▶ WHAT TO PRODUCE
Take every line from the listing below that includes "wqkv" and copy it.

▶ RECORDS SUPPLIED
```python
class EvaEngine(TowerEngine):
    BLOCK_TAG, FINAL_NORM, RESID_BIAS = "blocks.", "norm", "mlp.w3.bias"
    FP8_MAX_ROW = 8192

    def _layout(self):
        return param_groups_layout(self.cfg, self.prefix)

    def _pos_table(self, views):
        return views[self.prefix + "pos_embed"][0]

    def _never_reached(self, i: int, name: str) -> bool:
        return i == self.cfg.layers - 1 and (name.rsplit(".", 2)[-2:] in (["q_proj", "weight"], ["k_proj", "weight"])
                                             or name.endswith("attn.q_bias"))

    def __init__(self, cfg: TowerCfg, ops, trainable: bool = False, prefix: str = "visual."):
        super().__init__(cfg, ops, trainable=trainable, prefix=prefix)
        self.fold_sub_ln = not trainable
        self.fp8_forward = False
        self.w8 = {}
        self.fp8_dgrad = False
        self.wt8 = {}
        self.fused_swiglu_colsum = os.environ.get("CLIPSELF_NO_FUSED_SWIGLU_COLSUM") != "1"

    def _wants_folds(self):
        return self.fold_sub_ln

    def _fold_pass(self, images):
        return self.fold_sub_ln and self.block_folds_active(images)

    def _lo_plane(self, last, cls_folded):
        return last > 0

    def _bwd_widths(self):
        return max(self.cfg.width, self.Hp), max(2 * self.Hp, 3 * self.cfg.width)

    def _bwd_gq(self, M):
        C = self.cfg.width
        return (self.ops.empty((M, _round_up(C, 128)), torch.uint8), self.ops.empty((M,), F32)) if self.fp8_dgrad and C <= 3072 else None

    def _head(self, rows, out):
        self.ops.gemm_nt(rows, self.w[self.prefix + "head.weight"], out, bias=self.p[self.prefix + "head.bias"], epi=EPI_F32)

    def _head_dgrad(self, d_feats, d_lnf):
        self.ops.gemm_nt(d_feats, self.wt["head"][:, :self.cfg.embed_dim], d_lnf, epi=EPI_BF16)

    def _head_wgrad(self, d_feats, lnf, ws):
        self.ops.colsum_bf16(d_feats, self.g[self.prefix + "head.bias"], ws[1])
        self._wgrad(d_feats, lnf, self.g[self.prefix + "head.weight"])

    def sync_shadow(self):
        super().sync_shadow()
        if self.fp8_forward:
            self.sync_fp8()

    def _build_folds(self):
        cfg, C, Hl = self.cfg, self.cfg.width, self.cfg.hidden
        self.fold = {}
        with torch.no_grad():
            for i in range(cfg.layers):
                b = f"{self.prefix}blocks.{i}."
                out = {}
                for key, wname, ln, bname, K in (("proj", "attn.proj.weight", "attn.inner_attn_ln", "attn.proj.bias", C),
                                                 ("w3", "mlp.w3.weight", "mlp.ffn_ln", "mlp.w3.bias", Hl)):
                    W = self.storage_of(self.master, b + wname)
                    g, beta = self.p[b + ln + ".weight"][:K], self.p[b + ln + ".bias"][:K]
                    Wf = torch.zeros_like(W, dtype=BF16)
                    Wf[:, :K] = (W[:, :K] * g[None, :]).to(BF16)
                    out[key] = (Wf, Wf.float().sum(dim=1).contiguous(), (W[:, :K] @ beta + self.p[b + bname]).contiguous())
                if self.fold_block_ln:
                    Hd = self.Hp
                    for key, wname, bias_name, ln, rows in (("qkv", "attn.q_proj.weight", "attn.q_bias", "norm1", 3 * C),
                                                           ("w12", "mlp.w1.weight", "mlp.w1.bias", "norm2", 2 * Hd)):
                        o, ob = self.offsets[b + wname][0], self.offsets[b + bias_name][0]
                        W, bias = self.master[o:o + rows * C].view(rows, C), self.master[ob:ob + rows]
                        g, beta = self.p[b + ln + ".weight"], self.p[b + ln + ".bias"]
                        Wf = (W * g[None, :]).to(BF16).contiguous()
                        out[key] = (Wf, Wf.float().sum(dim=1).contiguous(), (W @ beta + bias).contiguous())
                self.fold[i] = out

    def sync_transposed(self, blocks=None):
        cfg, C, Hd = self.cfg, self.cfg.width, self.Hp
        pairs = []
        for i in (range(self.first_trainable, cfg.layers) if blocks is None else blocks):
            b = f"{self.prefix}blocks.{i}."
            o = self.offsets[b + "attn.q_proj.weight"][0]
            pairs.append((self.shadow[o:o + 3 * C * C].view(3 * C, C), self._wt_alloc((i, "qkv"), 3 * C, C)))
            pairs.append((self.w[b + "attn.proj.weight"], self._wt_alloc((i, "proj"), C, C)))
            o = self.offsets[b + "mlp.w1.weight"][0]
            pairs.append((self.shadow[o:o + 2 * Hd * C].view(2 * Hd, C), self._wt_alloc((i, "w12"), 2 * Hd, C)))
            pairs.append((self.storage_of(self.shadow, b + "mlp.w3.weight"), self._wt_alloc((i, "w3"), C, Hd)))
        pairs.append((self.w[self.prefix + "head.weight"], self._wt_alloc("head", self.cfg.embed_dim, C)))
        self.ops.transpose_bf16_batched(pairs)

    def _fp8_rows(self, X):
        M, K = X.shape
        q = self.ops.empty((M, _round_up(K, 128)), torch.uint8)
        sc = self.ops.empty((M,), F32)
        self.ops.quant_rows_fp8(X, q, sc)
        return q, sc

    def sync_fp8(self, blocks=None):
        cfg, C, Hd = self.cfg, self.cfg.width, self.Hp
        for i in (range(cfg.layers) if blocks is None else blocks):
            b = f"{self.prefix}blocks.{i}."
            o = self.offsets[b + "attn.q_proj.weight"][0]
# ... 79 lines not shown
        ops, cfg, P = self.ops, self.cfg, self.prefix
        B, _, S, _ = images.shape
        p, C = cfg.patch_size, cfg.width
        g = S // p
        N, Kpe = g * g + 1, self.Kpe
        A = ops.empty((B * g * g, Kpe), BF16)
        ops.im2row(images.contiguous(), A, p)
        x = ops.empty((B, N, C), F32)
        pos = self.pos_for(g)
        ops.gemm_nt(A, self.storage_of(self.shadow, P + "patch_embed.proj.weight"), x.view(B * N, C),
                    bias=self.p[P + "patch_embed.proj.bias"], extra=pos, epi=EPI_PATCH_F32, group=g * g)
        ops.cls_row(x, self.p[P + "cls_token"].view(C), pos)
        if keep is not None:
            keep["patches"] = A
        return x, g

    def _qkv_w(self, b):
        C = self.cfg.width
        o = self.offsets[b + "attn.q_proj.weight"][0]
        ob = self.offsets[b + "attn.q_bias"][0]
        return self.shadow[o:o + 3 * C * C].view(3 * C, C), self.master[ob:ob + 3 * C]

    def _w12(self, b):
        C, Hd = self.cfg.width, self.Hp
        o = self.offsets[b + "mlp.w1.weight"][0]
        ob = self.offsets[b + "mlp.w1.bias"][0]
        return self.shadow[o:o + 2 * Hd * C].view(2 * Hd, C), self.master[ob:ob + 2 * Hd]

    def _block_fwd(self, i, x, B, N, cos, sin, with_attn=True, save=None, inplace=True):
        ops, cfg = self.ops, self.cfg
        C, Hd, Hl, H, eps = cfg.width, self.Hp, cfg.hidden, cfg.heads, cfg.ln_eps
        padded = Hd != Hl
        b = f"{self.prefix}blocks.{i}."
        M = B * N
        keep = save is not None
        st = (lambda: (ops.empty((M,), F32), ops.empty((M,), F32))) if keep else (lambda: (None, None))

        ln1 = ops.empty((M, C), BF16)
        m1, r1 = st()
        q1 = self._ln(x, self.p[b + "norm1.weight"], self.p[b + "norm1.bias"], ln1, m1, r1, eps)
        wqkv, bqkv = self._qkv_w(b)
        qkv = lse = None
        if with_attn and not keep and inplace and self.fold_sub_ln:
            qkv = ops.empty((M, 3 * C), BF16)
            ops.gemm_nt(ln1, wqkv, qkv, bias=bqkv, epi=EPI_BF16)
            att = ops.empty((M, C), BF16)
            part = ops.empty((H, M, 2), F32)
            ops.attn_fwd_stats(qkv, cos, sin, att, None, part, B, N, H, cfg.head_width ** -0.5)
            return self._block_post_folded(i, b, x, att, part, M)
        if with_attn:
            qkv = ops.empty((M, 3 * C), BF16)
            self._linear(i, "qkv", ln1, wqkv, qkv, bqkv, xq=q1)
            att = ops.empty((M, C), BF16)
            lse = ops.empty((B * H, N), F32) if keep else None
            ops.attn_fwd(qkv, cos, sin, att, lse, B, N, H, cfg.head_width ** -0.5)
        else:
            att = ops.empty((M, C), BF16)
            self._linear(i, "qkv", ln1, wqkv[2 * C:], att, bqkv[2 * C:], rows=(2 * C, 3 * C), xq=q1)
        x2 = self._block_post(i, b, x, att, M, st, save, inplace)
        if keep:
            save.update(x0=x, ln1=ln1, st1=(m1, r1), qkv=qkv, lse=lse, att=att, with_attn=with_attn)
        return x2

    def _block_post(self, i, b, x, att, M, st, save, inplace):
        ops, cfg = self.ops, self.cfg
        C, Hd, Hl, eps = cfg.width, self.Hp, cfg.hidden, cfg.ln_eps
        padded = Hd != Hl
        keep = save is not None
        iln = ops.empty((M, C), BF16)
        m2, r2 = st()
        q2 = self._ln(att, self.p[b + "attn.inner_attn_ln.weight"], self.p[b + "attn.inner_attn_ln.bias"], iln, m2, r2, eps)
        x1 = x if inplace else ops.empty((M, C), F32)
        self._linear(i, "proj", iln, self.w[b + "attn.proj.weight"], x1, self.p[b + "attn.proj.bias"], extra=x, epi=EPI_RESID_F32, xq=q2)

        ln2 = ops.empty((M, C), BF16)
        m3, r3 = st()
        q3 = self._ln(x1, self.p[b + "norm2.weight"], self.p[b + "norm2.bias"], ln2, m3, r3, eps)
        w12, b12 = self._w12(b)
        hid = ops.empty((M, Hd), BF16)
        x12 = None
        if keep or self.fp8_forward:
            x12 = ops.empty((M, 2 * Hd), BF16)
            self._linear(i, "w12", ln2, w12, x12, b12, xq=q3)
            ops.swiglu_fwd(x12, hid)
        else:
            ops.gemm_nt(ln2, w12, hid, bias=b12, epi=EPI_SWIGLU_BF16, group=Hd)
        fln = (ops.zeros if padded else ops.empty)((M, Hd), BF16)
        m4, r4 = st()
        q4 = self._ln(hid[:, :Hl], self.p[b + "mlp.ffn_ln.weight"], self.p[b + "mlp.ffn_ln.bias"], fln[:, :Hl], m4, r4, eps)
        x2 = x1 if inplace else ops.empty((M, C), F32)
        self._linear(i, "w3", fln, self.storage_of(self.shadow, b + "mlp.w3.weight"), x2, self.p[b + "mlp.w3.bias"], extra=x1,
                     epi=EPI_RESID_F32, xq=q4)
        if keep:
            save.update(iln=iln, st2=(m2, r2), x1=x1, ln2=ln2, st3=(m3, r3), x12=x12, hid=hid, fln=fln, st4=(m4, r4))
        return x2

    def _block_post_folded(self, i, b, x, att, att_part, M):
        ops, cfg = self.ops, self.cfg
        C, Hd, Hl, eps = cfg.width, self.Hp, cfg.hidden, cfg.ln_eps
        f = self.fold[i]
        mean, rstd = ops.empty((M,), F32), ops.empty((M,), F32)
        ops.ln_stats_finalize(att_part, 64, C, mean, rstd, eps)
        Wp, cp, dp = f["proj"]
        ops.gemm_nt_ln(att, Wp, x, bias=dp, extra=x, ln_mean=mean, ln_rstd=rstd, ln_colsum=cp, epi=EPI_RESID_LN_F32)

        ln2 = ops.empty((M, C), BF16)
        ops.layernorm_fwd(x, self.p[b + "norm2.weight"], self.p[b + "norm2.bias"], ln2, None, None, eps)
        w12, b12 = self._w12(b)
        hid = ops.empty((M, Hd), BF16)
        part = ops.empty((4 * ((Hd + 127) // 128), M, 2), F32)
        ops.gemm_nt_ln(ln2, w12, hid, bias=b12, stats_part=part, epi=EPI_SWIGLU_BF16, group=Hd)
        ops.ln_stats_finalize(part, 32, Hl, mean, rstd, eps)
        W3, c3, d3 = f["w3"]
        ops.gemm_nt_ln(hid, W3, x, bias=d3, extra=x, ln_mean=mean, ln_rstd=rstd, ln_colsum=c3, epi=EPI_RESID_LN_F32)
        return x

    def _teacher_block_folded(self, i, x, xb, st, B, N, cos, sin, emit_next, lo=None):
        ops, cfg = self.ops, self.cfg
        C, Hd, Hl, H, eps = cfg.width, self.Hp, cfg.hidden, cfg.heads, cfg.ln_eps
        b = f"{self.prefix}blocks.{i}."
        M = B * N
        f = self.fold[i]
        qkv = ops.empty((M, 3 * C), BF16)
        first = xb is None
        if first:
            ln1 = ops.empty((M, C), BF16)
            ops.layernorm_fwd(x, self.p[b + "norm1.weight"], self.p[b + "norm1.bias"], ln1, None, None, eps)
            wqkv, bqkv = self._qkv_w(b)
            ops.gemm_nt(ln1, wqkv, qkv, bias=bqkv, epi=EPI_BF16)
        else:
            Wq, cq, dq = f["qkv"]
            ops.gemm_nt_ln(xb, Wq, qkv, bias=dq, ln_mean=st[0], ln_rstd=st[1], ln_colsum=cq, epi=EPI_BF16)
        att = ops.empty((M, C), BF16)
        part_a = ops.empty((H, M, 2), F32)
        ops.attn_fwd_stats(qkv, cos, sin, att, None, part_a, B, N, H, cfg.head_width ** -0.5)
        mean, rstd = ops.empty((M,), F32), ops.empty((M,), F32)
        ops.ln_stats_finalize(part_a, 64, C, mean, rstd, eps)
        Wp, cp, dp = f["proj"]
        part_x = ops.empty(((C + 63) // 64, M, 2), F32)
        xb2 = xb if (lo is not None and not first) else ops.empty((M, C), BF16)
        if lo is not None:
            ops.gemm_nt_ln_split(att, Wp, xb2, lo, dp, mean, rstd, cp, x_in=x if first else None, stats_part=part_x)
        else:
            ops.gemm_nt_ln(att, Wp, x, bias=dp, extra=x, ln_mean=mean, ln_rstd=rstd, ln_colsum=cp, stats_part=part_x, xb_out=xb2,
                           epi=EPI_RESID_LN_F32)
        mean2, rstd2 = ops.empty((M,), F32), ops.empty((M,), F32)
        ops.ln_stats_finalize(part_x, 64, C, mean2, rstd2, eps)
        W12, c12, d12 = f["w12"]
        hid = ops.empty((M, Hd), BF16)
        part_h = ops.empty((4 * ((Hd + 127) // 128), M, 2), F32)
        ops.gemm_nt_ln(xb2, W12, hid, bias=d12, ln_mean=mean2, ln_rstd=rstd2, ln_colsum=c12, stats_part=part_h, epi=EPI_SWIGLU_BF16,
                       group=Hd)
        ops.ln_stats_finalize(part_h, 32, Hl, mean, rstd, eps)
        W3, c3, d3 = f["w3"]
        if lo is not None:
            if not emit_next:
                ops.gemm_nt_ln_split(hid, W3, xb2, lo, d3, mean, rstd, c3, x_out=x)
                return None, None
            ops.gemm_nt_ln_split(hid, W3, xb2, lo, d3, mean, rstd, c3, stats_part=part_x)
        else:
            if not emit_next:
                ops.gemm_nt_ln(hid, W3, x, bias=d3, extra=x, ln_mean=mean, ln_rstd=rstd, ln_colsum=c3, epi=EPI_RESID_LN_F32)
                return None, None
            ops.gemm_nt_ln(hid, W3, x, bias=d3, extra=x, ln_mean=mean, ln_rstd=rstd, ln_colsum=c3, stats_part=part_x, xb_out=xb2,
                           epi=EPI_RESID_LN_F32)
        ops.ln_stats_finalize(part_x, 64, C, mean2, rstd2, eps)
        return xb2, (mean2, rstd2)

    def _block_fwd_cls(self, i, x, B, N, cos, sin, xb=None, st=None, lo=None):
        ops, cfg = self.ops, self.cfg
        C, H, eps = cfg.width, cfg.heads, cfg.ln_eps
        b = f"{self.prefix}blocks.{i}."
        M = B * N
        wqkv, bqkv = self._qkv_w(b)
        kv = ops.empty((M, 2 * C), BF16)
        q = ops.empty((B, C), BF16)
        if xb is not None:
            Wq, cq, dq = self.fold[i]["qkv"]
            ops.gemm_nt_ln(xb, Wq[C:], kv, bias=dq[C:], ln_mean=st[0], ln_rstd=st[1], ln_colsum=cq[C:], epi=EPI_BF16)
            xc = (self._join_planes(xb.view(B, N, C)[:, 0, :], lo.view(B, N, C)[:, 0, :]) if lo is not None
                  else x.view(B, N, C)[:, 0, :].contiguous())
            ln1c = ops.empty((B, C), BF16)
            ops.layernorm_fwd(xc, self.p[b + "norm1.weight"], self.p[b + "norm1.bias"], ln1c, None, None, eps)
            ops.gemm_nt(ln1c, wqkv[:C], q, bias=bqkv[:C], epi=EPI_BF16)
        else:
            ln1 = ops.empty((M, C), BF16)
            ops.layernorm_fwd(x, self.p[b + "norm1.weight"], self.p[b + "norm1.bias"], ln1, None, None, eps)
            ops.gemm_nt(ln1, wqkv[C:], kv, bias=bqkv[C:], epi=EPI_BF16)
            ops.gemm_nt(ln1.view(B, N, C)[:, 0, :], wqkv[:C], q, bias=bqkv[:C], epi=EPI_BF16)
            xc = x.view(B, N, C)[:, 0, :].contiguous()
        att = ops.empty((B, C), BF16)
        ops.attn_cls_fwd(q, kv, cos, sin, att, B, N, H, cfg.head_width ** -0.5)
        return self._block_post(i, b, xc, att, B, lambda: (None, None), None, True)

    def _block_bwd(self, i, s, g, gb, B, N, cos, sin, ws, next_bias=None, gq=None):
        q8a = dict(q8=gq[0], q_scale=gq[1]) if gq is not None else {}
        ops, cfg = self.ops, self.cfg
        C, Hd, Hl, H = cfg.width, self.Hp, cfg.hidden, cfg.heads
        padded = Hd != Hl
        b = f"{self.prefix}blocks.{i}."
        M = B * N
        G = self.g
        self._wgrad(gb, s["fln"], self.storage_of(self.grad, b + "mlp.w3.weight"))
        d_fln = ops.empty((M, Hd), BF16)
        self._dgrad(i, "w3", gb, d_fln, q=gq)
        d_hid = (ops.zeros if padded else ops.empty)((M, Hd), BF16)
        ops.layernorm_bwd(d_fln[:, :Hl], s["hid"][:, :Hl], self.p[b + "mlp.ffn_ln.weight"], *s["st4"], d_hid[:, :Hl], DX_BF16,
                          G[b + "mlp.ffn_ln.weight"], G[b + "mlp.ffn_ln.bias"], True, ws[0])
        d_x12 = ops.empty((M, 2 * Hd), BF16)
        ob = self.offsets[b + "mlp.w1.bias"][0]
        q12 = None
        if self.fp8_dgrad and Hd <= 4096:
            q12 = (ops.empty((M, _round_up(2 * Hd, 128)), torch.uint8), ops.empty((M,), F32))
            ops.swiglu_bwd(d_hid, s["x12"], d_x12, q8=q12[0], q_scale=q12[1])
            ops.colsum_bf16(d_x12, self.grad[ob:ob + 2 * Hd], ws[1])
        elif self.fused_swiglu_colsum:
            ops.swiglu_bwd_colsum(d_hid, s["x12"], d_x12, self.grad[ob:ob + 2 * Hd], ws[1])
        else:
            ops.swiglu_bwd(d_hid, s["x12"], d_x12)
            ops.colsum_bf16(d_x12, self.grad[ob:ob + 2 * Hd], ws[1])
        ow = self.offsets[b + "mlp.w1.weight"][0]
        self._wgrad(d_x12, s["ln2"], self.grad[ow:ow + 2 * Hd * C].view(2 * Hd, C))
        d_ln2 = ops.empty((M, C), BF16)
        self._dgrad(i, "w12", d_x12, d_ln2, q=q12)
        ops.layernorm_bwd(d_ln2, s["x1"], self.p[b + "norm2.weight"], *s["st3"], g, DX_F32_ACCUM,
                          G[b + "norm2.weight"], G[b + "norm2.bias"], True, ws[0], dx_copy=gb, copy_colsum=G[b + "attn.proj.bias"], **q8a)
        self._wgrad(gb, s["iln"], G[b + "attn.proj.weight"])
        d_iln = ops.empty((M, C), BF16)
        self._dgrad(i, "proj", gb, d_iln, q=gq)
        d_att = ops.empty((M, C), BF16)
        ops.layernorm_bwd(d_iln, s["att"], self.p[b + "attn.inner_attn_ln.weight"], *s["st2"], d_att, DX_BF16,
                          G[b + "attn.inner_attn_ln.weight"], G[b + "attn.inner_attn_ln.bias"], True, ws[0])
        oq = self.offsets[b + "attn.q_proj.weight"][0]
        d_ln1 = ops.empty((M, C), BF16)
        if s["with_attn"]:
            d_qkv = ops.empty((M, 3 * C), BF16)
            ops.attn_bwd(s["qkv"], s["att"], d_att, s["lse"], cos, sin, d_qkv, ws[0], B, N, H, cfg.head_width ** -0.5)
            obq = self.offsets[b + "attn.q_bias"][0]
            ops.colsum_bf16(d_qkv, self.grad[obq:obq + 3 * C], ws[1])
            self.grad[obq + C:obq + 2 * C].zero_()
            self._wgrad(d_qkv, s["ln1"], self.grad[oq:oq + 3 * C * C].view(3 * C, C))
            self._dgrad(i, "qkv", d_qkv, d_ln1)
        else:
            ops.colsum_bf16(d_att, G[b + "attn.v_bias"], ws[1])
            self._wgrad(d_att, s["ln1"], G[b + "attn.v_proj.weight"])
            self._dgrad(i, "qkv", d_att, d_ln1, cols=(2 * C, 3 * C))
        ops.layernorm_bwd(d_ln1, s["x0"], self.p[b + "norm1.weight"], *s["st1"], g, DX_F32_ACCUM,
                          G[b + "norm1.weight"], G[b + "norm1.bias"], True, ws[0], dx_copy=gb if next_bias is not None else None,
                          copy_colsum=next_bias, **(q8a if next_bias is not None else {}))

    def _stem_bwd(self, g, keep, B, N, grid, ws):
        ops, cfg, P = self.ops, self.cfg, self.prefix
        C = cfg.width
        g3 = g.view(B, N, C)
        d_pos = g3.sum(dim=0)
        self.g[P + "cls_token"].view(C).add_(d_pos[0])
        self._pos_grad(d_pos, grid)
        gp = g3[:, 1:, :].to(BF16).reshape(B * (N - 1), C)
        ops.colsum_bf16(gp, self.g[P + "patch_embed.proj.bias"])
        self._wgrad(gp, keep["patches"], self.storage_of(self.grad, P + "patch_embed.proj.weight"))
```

▶ SOLVED EXERCISE
        wqkv, bqkv = self._qkv_w(b)
            ops.gemm_nt(ln1, wqkv, qkv, bias=bqkv, epi=EPI_BF16)
            self._linear(i, "qkv", ln1, wqkv, qkv, bqkv, xq=q1)
            self._linear(i, "qkv", ln1, wqkv[2 * C:], att, bqkv[2 * C:], rows=(2 * C, 3 * C), xq=q1)
            wqkv, bqkv = self._qkv_w(b)
            ops.gemm_nt(ln1, wqkv, qkv, bias=bqkv, epi=EPI_BF16)
        wqkv, bqkv = self._qkv_w(b)
            ops.gemm_nt(ln1c, wqkv[:C], q, bias=bqkv[:C], epi=EPI_BF16)
            ops.gemm_nt(ln1, wqkv[C:], kv, bias=bqkv[C:], epi=EPI_BF16)
            ops.gemm_nt(ln1.view(B, N, C)[:, 0, :], wqkv[:C], q, bias=bqkv[:C], epi=EPI_BF16)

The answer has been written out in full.